Serial wired remote

I had intentions of tying into the wired remote for an older adjustable bed to add control functions in home assistant. I have an esp32 and a separate switch relay control that I was going to use. It sounded easy enough until I cracked open the wired remote and found a serial communication between it and the control box.

I searched around for schematics on the control or the remote and didn’t find anything. I did however find the control box has a port for a cable to connect 2 beds together. I assume it will use the same serial communication that the wired remote uses.

Inside the remote, I have the RX, TX, ground, 5V, and USB. It has a USB port in the end of it for charging your phone.
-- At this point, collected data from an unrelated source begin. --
template <int HH, int NV0, int NS0, int MODE, bool ABLRT = false, int DRIFT = 2, int NW_ = kF32cWaves, int GS = 1>
__global__ void __launch_bounds__(NW_ * 64) lstm_f32c_kernel(const LstmParams p, const F32ClusterParams cp) {
  constexpr int H = HH, NS = H / 16, NW = NW_;
  constexpr int NWS = NW / GS;
  static_assert((GS == 1 || GS == 4) && NW % GS == 0 && (NWS & (NWS - 1)) == 0, "gate split: whole slots, a power of two of them");
  constexpr bool SUM = (MODE & kSum) != 0, SAVE = (MODE & kSave) != 0;
  constexpr bool CAT = (MODE & kHas2) != 0;
  constexpr int QPS = 1 + NV0 + NS0 + NS;
  constexpr int XD = NW_ > 12 ? 4 : 8;
  constexpr bool STRH = H == 256 && GS == 1 && NW_ > 8;
  static_assert((CAT ? NS0 == 1 : !(NV0 && NS0)) && (NV0 == 0 || NV0 % XD == 0) && (H == 128 || H == 256),
                "blocks of src0, or its remainder alone, or blocks of src0 + the remainder quad of src2");
  static_assert(H == 128 || NW_ <= 8 || STRH, "H = 256 with the row of h_{t-1} held: at most two waves per SIMD (register budget)");
  static_assert(!STRH || (NV0 >= XD && (NV0 + NS) % XD == 0), "streamed row: the ring depth divides the block count");
  static_assert(GS == 1 || (!SAVE && !ABLRT), "gate split: inference kernels only");
  extern __shared__ __attribute__((aligned(16))) char smem[];
  const int ABL = ABLRT ? p.ablate : 0;

  const int b = blockIdx.x;
  const int m = (b >> 3) % NS;
  const int cl = ((b >> 3) / NS) * 8 + (b & 7);
  if (cl >= cp.clusters_per_dir * p.ndir) return;
  const int dir = cl / cp.clusters_per_dir;
  const int ck = cl - dir * cp.clusters_per_dir;
  const int g0 = ck * cp.groups_per_cluster;
  const int g1 = g0 + cp.groups_per_cluster < p.ntasks ? g0 + cp.groups_per_cluster : p.ntasks;
  if (__hip_atomic_load(cp.status, __ATOMIC_RELAXED, __HIP_MEMORY_SCOPE_AGENT) != 0) return;
  if (cl == 0 && m == cp.stall_member) return;

  const int lane = threadIdx.x & 63;
  const int n = lane & 15, g = lane >> 4;
  const int w = __builtin_amdgcn_readfirstlane((int)(threadIdx.x >> 6));
  const int ws = GS == 1 ? w : (w >> 2);
  const int gate = GS == 1 ? 0 : (w & 3);
  const bool rev = dir == 1;
  const unsigned vlane = lane * 16;

  {
    const v4f* src = reinterpret_cast<const v4f*>(reinterpret_cast<const char*>(p.wpack[dir]) + (size_t)(m * QPS) * 4096);
    v4f* dst = reinterpret_cast<v4f*>(smem);
    for (int i = threadIdx.x; i < QPS * 4 * 64; i += NW * 64) dst[i] = src[i];
  }
  char* const xch = smem + QPS * 4096;
  unsigned* const xcnt = reinterpret_cast<unsigned*>(xch + NWS * 2 * 4 * 1024);
  if (GS > 1 && threadIdx.x < NWS) xcnt[threadIdx.x] = 0;
  __syncthreads();
  const char* const lds_rd = smem + lane * 16;
  auto rec = [&](int q, int j) { return *reinterpret_cast<const v4f*>(lds_rd + (q * 4 + j) * 1024); };
  auto rec1 = [&](int q, int j) { return *reinterpret_cast<const float*>(lds_rd + (q * 4 + j) * 1024 + 4 * gate); };

  const unsigned st0 = (unsigned)(p.src0.st * 4), sto = (unsigned)(p.out_st * 4), stk = SUM ? (unsigned)(p.skip.st * 4) : 0u;
  const unsigned st2 = CAT ? (unsigned)(p.src2.st * 4) : 0u;
  const unsigned cy = (unsigned)p.carry;
  unsigned* const tag_cl = cp.tags + (size_t)cl * cp.groups_per_cluster * NS;
  const v4f zero4 = v4f{0.f, 0.f, 0.f, 0.f};

  unsigned pub_val = 0;
  unsigned* pub_tag = nullptr;
  auto pub_flush = [&]() {
    if (pub_tag) {
      asm volatile("s_waitcnt vmcnt(0)" ::: "memory");
      if (lane == 0) __hip_atomic_store(pub_tag, pub_val, __ATOMIC_RELAXED, __HIP_MEMORY_SCOPE_AGENT);
      pub_tag = nullptr;
    }
  };

  struct Grp {
    unsigned vo0, voo, vok, voo2, vo2 = 0;
    bool valid;
    int task, step;
  };
  auto locate = [&](int task, int qo0, int qi0, Grp& gr, rsrc_t& rx0, rsrc_t& ro, rsrc_t& rsk, rsrc_t& ro2, rsrc_t& rx2) {
    const int q0 = task * 16;
    gr.valid = q0 + n < p.nseq;
    const int d = q0 + n < p.nseq ? n : p.nseq - 1 - q0;
    const bool crossed = qi0 + d >= p.q_inner;
    auto one = [&](const float* base, long long so, long long si, int extra, unsigned& voff) {
      const long long delta = (long long)d * si + (crossed ? so - (long long)p.q_inner * si : 0ll);
      voff = (unsigned)(delta * 4) + (unsigned)(extra * 4);
      return make_rsrc(base + ((long long)qo0 * so + (long long)qi0 * si));
    };
    rx0 = one(p.src0.p, p.src0.so, p.src0.si, (NS0 && !CAT) ? g : 4 * g, gr.vo0);
    if constexpr (CAT) rx2 = one(p.src2.p, p.src2.so, p.src2.si, g, gr.vo2);
    ro = one(p.out, p.out_so, p.out_si, dir * H + 4 * g, gr.voo);
    gr.vok = gr.voo2 = 0;
    rsk = SUM ? one(p.skip.p, p.skip.so, p.skip.si, dir * H + 4 * g, gr.vok) : rx0;
    ro2 = SUM ? one(p.out_sum, p.out_so, p.out_si, dir * H + 4 * g, gr.voo2) : ro;
// ... 3 lines not shown
    return make_rsrc(cell_record<NS>(p.cscratch, p.ntasks, dir, task));
  };

  if (g0 + ws >= g1) return;
  unsigned long long clk0 = 0, rt0 = 0;
  if (ABLRT && (ABL & 512)) {
    clk0 = __builtin_amdgcn_s_memtime();
    rt0 = __builtin_amdgcn_s_memrealtime();
  }
  bool dead = false;
  auto bounded_wait = [&](auto ready, auto reload, int sleep, unsigned code) {
    for (unsigned spins = 0; !ready(); ++spins) {
      if (GS > 1) __builtin_amdgcn_s_sleep(1); else if (sleep == 8) __builtin_amdgcn_s_sleep(8); else __builtin_amdgcn_s_sleep(16);
      reload();
      const bool out = spins > cp.spin_limit;
      if (out || (spins & 63) == 63) {
        if (out) {
          if (lane == 0) __hip_atomic_store(cp.status, code | (unsigned)(cl & 0xffff), __ATOMIC_RELAXED, __HIP_MEMORY_SCOPE_AGENT);
          return false;
        }
        if (__hip_atomic_load(cp.status, __ATOMIC_RELAXED, __HIP_MEMORY_SCOPE_AGENT) != 0) return false;
      }
    }
    return true;
  };
  const int NGR = g1 - g0;
  const bool rot = cp.rotate && NGR >= 2 * NWS;
  const int FULL = rot ? (NGR / NWS) * NWS : NGR, LEFT = NGR - FULL;
  const bool single = GS == 1 && g0 + ws + NWS >= g1;
  Grp cur, nxt;
  rsrc_t rx0, ro, rsk, ro2, rx2, nrx0, nro, nrsk, nro2, nrx2;
  v4f xr[XD];
  float xs0 = 0.f;
  v4f cprev = zero4, skipv = zero4;
  unsigned tagv = 0, tagd = 0;
  auto request = [&](const Grp& gr, rsrc_t qx0, rsrc_t qsk, bool with_c, bool with_x = true) {
    const unsigned tt = tt_of(gr.step);
    if (!(ABL & 8)) {
      if constexpr (NV0 > 0) if (with_x) static_for<XD>([&](auto v) { xr[v.value] = bld4(qx0, gr.vo0, tt * st0 + 64 * v.value); });
      if constexpr (NS0 > 0 && !CAT) xs0 = bld1(qx0, gr.vo0, tt * st0);
    }
    if (SUM && !(ABL & 64)) skipv = bld4(qsk, gr.vok, tt * stk + 64 * m);
    if (gr.step > 0 || cy) {
      if (gr.step > 0 && !(ABL & 256))
        tagv = __hip_atomic_load(tag_cl + (size_t)(gr.task - g0) * NS + (lane & (NS - 1)), __ATOMIC_RELAXED, __HIP_MEMORY_SCOPE_AGENT);
      if (GS == 1 && with_c && !(ABL & 64)) cprev = bld4_l2(rc_of(gr.task), vlane, m * 1024);
    }
    if (DRIFT > 0 && !(ABL & 256) && gr.task - DRIFT * NWS >= g0)
      tagd = __hip_atomic_load(tag_cl + (size_t)(gr.task - DRIFT * NWS - g0) * NS + (lane & (NS - 1)), __ATOMIC_RELAXED, __HIP_MEMORY_SCOPE_AGENT);
  };
  cur.task = g0 + ws;
  cur.step = 0;
  unsigned iter = 0;
  const int qo_first = (cur.task * 16) / p.q_inner, qi_first = cur.task * 16 - qo_first * p.q_inner;
  int qo0 = qo_first, qi0 = qi_first;
  locate(cur.task, qo0, qi0, cur, rx0, ro, rsk, ro2, rx2);
  request(cur, rx0, rsk, true);
  if constexpr (CAT) xs0 = bld1(rx2, cur.vo2, tt_of(0) * st2);

  for (;;) {
    const int step = cur.step, task = cur.task;
    const unsigned tt = tt_of(step);
    const unsigned o0 = tt * st0, oo = (tt + cy) * sto;
    const unsigned op = (rev ? tt + 1 : tt - 1 + cy) * sto;
    const rsrc_t rc = rc_of(task);
    unsigned* const tag_g = tag_cl + (size_t)(task - g0) * NS;
    if (single && (step > 0 || cy) && !(ABL & 64)) cprev = bld4_l2(rc, vlane, m * 1024);
    const bool late_c = GS > 1 || task >= g0 + FULL;
    v4f cprev_cur = (step > 0 || cy) ? cprev : zero4;
    const v4f skip_cur = skipv;

    v4f hold[STRH ? 1 : NS];
    auto fetch_h = [&]() {
      if (DRIFT > 0 && !(ABL & 4) && !dead && task - DRIFT * NWS >= g0) {
        unsigned* const tag_d = tag_cl + (size_t)(task - DRIFT * NWS - g0) * NS;
        dead = !bounded_wait([&]() { return __builtin_amdgcn_ballot_w64(tagd < (unsigned)step + 1) == 0; },
                             [&]() { tagd = __hip_atomic_load(tag_d + (lane & (NS - 1)), __ATOMIC_RELAXED, __HIP_MEMORY_SCOPE_AGENT); }, 8, 0x40000u);
      }
      if ((step > 0 || cy) && !(ABL & 16)) {
        if (step > 0 && !(ABL & 4) && !dead)
          dead = !bounded_wait([&]() { return __builtin_amdgcn_ballot_w64(tagv < (unsigned)step) == 0; },
                               [&]() { tagv = __hip_atomic_load(tag_g + (lane & (NS - 1)), __ATOMIC_RELAXED, __HIP_MEMORY_SCOPE_AGENT); }, 16, 0x30000u);
        if (late_c && !(ABL & 64)) cprev_cur = bld4_l2(rc, vlane, m * 1024);
        if constexpr (!STRH) {
#pragma unroll
          for (int s = 0; s < NS; ++s) hold[s] = bld4_l2(ro, cur.voo, op + 64 * s);
        }
      } else if constexpr (!STRH) {
#pragma unroll
        for (int s = 0; s < NS; ++s) hold[s] = (ABL & 16) ? cprev : zero4;
      }
    };
    const bool hrow = step > 0 || cy;
    auto hblock = [&](int j) { return hrow ? bld4_l2(ro, cur.voo, op + 64 * j) : zero4; };

    if (cp.prio_mode == 2) __builtin_amdgcn_s_setprio(2);
    v4f acc[4];
    v4f ra[4];
    v4f acc1 = zero4;
    float rb[4] = {0.f, 0.f, 0.f, 0.f};
    if constexpr (GS == 1) {
      acc[0] = rec(0, 0);
      acc[1] = rec(0, 1);
      acc[2] = rec(0, 2);
      acc[3] = rec(0, 3);
      static_for<4>([&](auto j) { ra[j.value] = rec(1, j.value); });
    } else {
      acc1 = rec(0, gate);
      static_for<4>([&](auto j) { rb[j.value] = rec1(1, j.value); });
    }
    auto quad = [&](auto qc, float b0, float b1, float b2, float b3) {
      constexpr int Q = decltype(qc)::value;
      if constexpr (GS > 1) {
        acc1 = __builtin_amdgcn_mfma_f32_16x16x4f32(rb[0], b0, acc1, 0, 0, 0);
        if constexpr (Q + 1 < QPS) rb[0] = rec1(Q + 1, 0);
        acc1 = __builtin_amdgcn_mfma_f32_16x16x4f32(rb[1], b1, acc1, 0, 0, 0);
        if constexpr (Q + 1 < QPS) rb[1] = rec1(Q + 1, 1);
        acc1 = __builtin_amdgcn_mfma_f32_16x16x4f32(rb[2], b2, acc1, 0, 0, 0);
        if constexpr (Q + 1 < QPS) rb[2] = rec1(Q + 1, 2);
        acc1 = __builtin_amdgcn_mfma_f32_16x16x4f32(rb[3], b3, acc1, 0, 0, 0);
        if constexpr (Q + 1 < QPS) rb[3] = rec1(Q + 1, 3);
        return;
      }
      MFMA4(acc, ra[0], b0);
      __builtin_amdgcn_sched_barrier(0);
      if constexpr (Q + 1 < QPS) if (!(ABL & 128)) ra[0] = rec(Q + 1, 0);
      __builtin_amdgcn_sched_barrier(0);
      MFMA4(acc, ra[1], b1);
      __builtin_amdgcn_sched_barrier(0);
      if constexpr (Q + 1 < QPS) if (!(ABL & 128)) ra[1] = rec(Q + 1, 1);
      __builtin_amdgcn_sched_barrier(0);
      MFMA4(acc, ra[2], b2);
      __builtin_amdgcn_sched_barrier(0);
      if constexpr (Q + 1 < QPS) if (!(ABL & 128)) ra[2] = rec(Q + 1, 2);
      __builtin_amdgcn_sched_barrier(0);
      MFMA4(acc, ra[3], b3);
      __builtin_amdgcn_sched_barrier(0);
      if constexpr (Q + 1 < QPS) if (!(ABL & 128)) ra[3] = rec(Q + 1, 3);
      __builtin_amdgcn_sched_barrier(0);
    };
    auto quad1 = [&](auto qc, float b0) {
      constexpr int Q = decltype(qc)::value;
      if constexpr (GS > 1) {
        acc1 = __builtin_amdgcn_mfma_f32_16x16x4f32(rb[0], b0, acc1, 0, 0, 0);
        if constexpr (Q + 1 < QPS) static_for<4>([&](auto j) { rb[j.value] = rec1(Q + 1, j.value); });
        return;
      }
      MFMA4(acc, ra[0], b0);
      if constexpr (Q + 1 < QPS) static_for<4>([&](auto j) { ra[j.value] = rec(Q + 1, j.value); });
    };
    if constexpr (NV0 > 0) {
      static_for<NV0>([&](auto v) {
        constexpr int V = decltype(v)::value;
        if constexpr (STRH) {
          if constexpr (V == NV0 / 2) pub_flush();
          if constexpr (V == NV0 - XD) fetch_h();
        } else if constexpr (V == NV0 / 2) {
          pub_flush();
          fetch_h();
        }
        const v4f xb = xr[V % XD];
        quad(ic<1 + V>{}, xb.x, xb.y, xb.z, xb.w);
        if constexpr (V + XD < NV0) {
          if (!(ABL & 8)) xr[V % XD] = bld4(rx0, cur.vo0, o0 + 64 * (V + XD));
        } else if constexpr (STRH) {
          xr[V % XD] = hblock(V + XD - NV0);
        }
      });
      if constexpr (NS0 > 0) quad1(ic<1 + NV0>{}, xs0);
    } else {
      pub_flush();
      fetch_h();
      quad1(ic<1>{}, xs0);
    }
    bool seq_next = false;
    if (task < g0 + FULL && task + NWS < g0 + FULL) {
      nxt.task = task + NWS;
      nxt.step = step;
      seq_next = true;
    } else {
      const int j = (ws - step) & (NWS - 1);
      if (task < g0 + FULL && j < LEFT) {
// ... 20 lines not shown
            qi0 -= p.q_inner;
            ++qo0;
          }
        } else if (nxt.step == step) {
          qo0 = (nxt.task * 16) / p.q_inner;
          qi0 = nxt.task * 16 - qo0 * p.q_inner;
        } else {
          qo0 = qo_first;
          qi0 = qi_first;
        }
        locate(nxt.task, qo0, qi0, nxt, nrx0, nro, nrsk, nro2, nrx2);
      }
      request(nxt, nrx0, nrsk, !single && nxt.task < g0 + FULL, !STRH);
      if constexpr (CAT) xs0 = bld1(nrx2, nxt.vo2, tt_of(nxt.step) * st2);
    }
    static_for<NS>([&](auto sp) {
      constexpr int SP = decltype(sp)::value;
      if constexpr (STRH) {
        constexpr int B = NV0 + SP, B2 = B + XD;
        const v4f hb = xr[B % XD];
        quad(ic<1 + NV0 + NS0 + SP>{}, hb.x, hb.y, hb.z, hb.w);
        if constexpr (B2 < NV0 + NS) {
          xr[B % XD] = hblock(B2 - NV0);
        } else {
          if (more) xr[B % XD] = bld4(nrx0, nxt.vo0, tt_of(nxt.step) * st0 + 64 * (B2 - NV0 - NS));
        }
      } else {
        quad(ic<1 + NV0 + NS0 + SP>{}, hold[SP].x, hold[SP].y, hold[SP].z, hold[SP].w);
      }
    });

    if (cp.prio_mode == 2) __builtin_amdgcn_s_setprio(0);
    if (dead) break;
    v4f cn, hn;
    if (ABL & 2) {
      cn = acc[1] + cprev_cur + acc[0];
      hn = acc[3] + acc[2];
    } else {
      v4f ig, fg, gg, og;
      if constexpr (GS == 1) {
        ig = sigmoid4(acc[0]);
        fg = sigmoid4(acc[1]);
        gg = tanh4(acc[2]);
        og = sigmoid4(acc[3]);
      } else {
        const v4f act = gate == 2 ? tanh4(acc1) : sigmoid4(acc1);
        v4f* const xb = reinterpret_cast<v4f*>(xch + (size_t)((ws * 2 + (int)(iter & 1u)) * 4) * 1024);
        xb[gate * 64 + lane] = act;
        asm volatile("s_waitcnt lgkmcnt(0)" ::: "memory");
        if (lane == 0) __hip_atomic_fetch_add(xcnt + ws, 1u, __ATOMIC_RELAXED, __HIP_MEMORY_SCOPE_WORKGROUP);
        const unsigned want = 4u * (iter + 1u);
        for (unsigned spins = 0;; ++spins) {
          if (__hip_atomic_load(xcnt + ws, __ATOMIC_RELAXED, __HIP_MEMORY_SCOPE_WORKGROUP) >= want) break;
          if (dead || ((spins & 63u) == 63u && __hip_atomic_load(cp.status, __ATOMIC_RELAXED, __HIP_MEMORY_SCOPE_AGENT) != 0u) ||
              spins > cp.spin_limit) {
            dead = true;
            break;
          }
          __builtin_amdgcn_s_sleep(1);
        }
        asm volatile("" ::: "memory");
        ig = xb[lane];
        fg = xb[64 + lane];
        gg = xb[128 + lane];
        og = xb[192 + lane];
        ++iter;
      }
      cn = cell4(fg, cprev_cur, ig, gg);
      hn = mul_rn4(og, tanh4(cn));
      if constexpr (SAVE) {
        const rsrc_t rres = make_rsrc(reinterpret_cast<const char*>(p.reserve) +
                                      ((size_t)dir * p.ntasks + task) * p.nsteps * (size_t)(NS * kReserveRecs * 1024));
        const unsigned rb = (tt * NS + m) * (kReserveRecs * 1024);
        bst4(ig, rres, vlane, rb);
        bst4(fg, rres, vlane, rb + 1024);
        bst4(gg, rres, vlane, rb + 2048);
        bst4(og, rres, vlane, rb + 3072);
        bst4(cn, rres, vlane, rb + 4096);
      }
    }
    asm("" : "+v"(hn.x), "+v"(hn.y), "+v"(hn.z), "+v"(hn.w));
    if (ABL & 32) asm volatile("" ::"v"(cn), "v"(hn));
    const bool storer = GS == 1 || gate == 0;
    if (storer && !(ABL & 32)) bst4(cn, rc, vlane, m * 1024);
    if (storer && cur.valid && !(ABL & 32)) {
      __builtin_amdgcn_raw_buffer_store_b128(__builtin_bit_cast(v4u, hn), ro, cur.voo, oo + 64 * m, 16);
      if (SUM) bst4(add_rn4(hn, skip_cur), ro2, cur.voo2, oo + 64 * m);
    }
    pub_val = __builtin_amdgcn_readfirstlane((unsigned)step + 1);
    pub_tag = ((ABL & 256) || !storer) ? nullptr : tag_g + m;
    if (GS > 1 || single) pub_flush();
    if (!more || dead) break;
    cur = nxt;
    rx0 = nrx0;
    ro = nro;
    rsk = nrsk;
    ro2 = nro2;
    if constexpr (CAT) rx2 = nrx2;
  }
  pub_flush();
  asm volatile("s_waitcnt vmcnt(0)" ::: "memory");
  if (ABLRT && (ABL & 512) && (w == 0 || w == 15) && lane == 0) {
    const unsigned long long c1 = __builtin_amdgcn_s_memtime(), r1 = __builtin_amdgcn_s_memrealtime();
    printf("f32c blk %d wave %d start %llu end %llu cycles %llu MHz %.1f\n", b, w, rt0, r1, c1 - clk0,
           (double)(c1 - clk0) / (double)(r1 - rt0) * 100.0);
  }
}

If I connect the TX on the remote to the RX of the esp32 along with 5v and ground, what do I need to use in esphome and home assistant to read what the remote is sending to the control box when each button is pushed? If I can read and log this info, I hope I can transmit the same info to the control from the other port to do what I want.

Forget HA for a while, esphome logs is all you need here. You can use uart debug with dummy_receiver for that but you need to find uart parameters first. Guessing and trying… Also you need level shifting if uart is 5V.

Post a good photo of the remote.

ps. another approach would be connect to button contacts

Thanks! The other side of the remote is just buttons and leds.

I have been reading a lot of the esphome documentation. Now I know what to search for and read.

Thanks,
Wayne

I obviously don’t understand all the code behind it. Here is what I came up with. I loaded it to the ESP32 and booted it. I connected to it through the browser and ESPHome Web. It gives me basic bootup logs, so it did load and boot. I probably won’t get a chance to test it on the remote until sometime this weekend. Is this going to log what I want, or am I way off?

esphome:
  name: logger
  friendly_name: logger

esp32:
  board: nodemcu-32s 
  
uart:
  baud_rate: 9600
  tx_pin: GPIO1
  rx_pin: GPIO3
  #optional
  data_bits: 8
  parity: NONE
  stop_bits: 1

  debug:
    direction: BOTH
    dummy_receiver: TRUE
    after:
      delimiter: "\n"
    sequence:
      - lambda: UARTDebug::log_string(direction, bytes);

I am also looking at the level shift to keep 5V communication from frying the 3.3V ESP32.

Thanks again for the help.

Don’t use default uart pins for this. Use 16/17 for example.

You could also copy the baudrate select example from the page i linked, so you don’t have to compile/upload every time you try new one.

You can use just simple resistor voltage divider for level shift.

I finally got some time to mess with this. I used the esp32 and just wires to ground and the tx of the remote to the rx of the esp32. Pin 16

This is the code I used.

logger:
   level: VERBOSE
   baud_rate: 0 # Disable logging to console

uart:
  rx_pin:
    number: GPIO16
    inverted: false
    mode:
      input: true
      pullup: false
      pulldown: false
  baud_rate: 2400
  debug:
    direction: RX
    dummy_receiver: true
    after:
      timeout: 3ms
    sequence:
      - lambda: UARTDebug::log_hex(direction, bytes, ' ');

I got hex logs back from it with almost all baud rate settings. I didn’t have the resistors I needed on hand to convert the 5v to 3.3v. Using a meter I was getting a solid 5V while idle and it would pull down to about 2.6v while communicating. I think I will be able to get some info worth looking at once my logic level converter comes in.

Thanks for the help. I will post back when I have more info to share.

Correct, meter reads rapid high/low pulses as average.
You don’t need any specific resistor values as long as they make about 1:2 divider and stay in low kΩ range.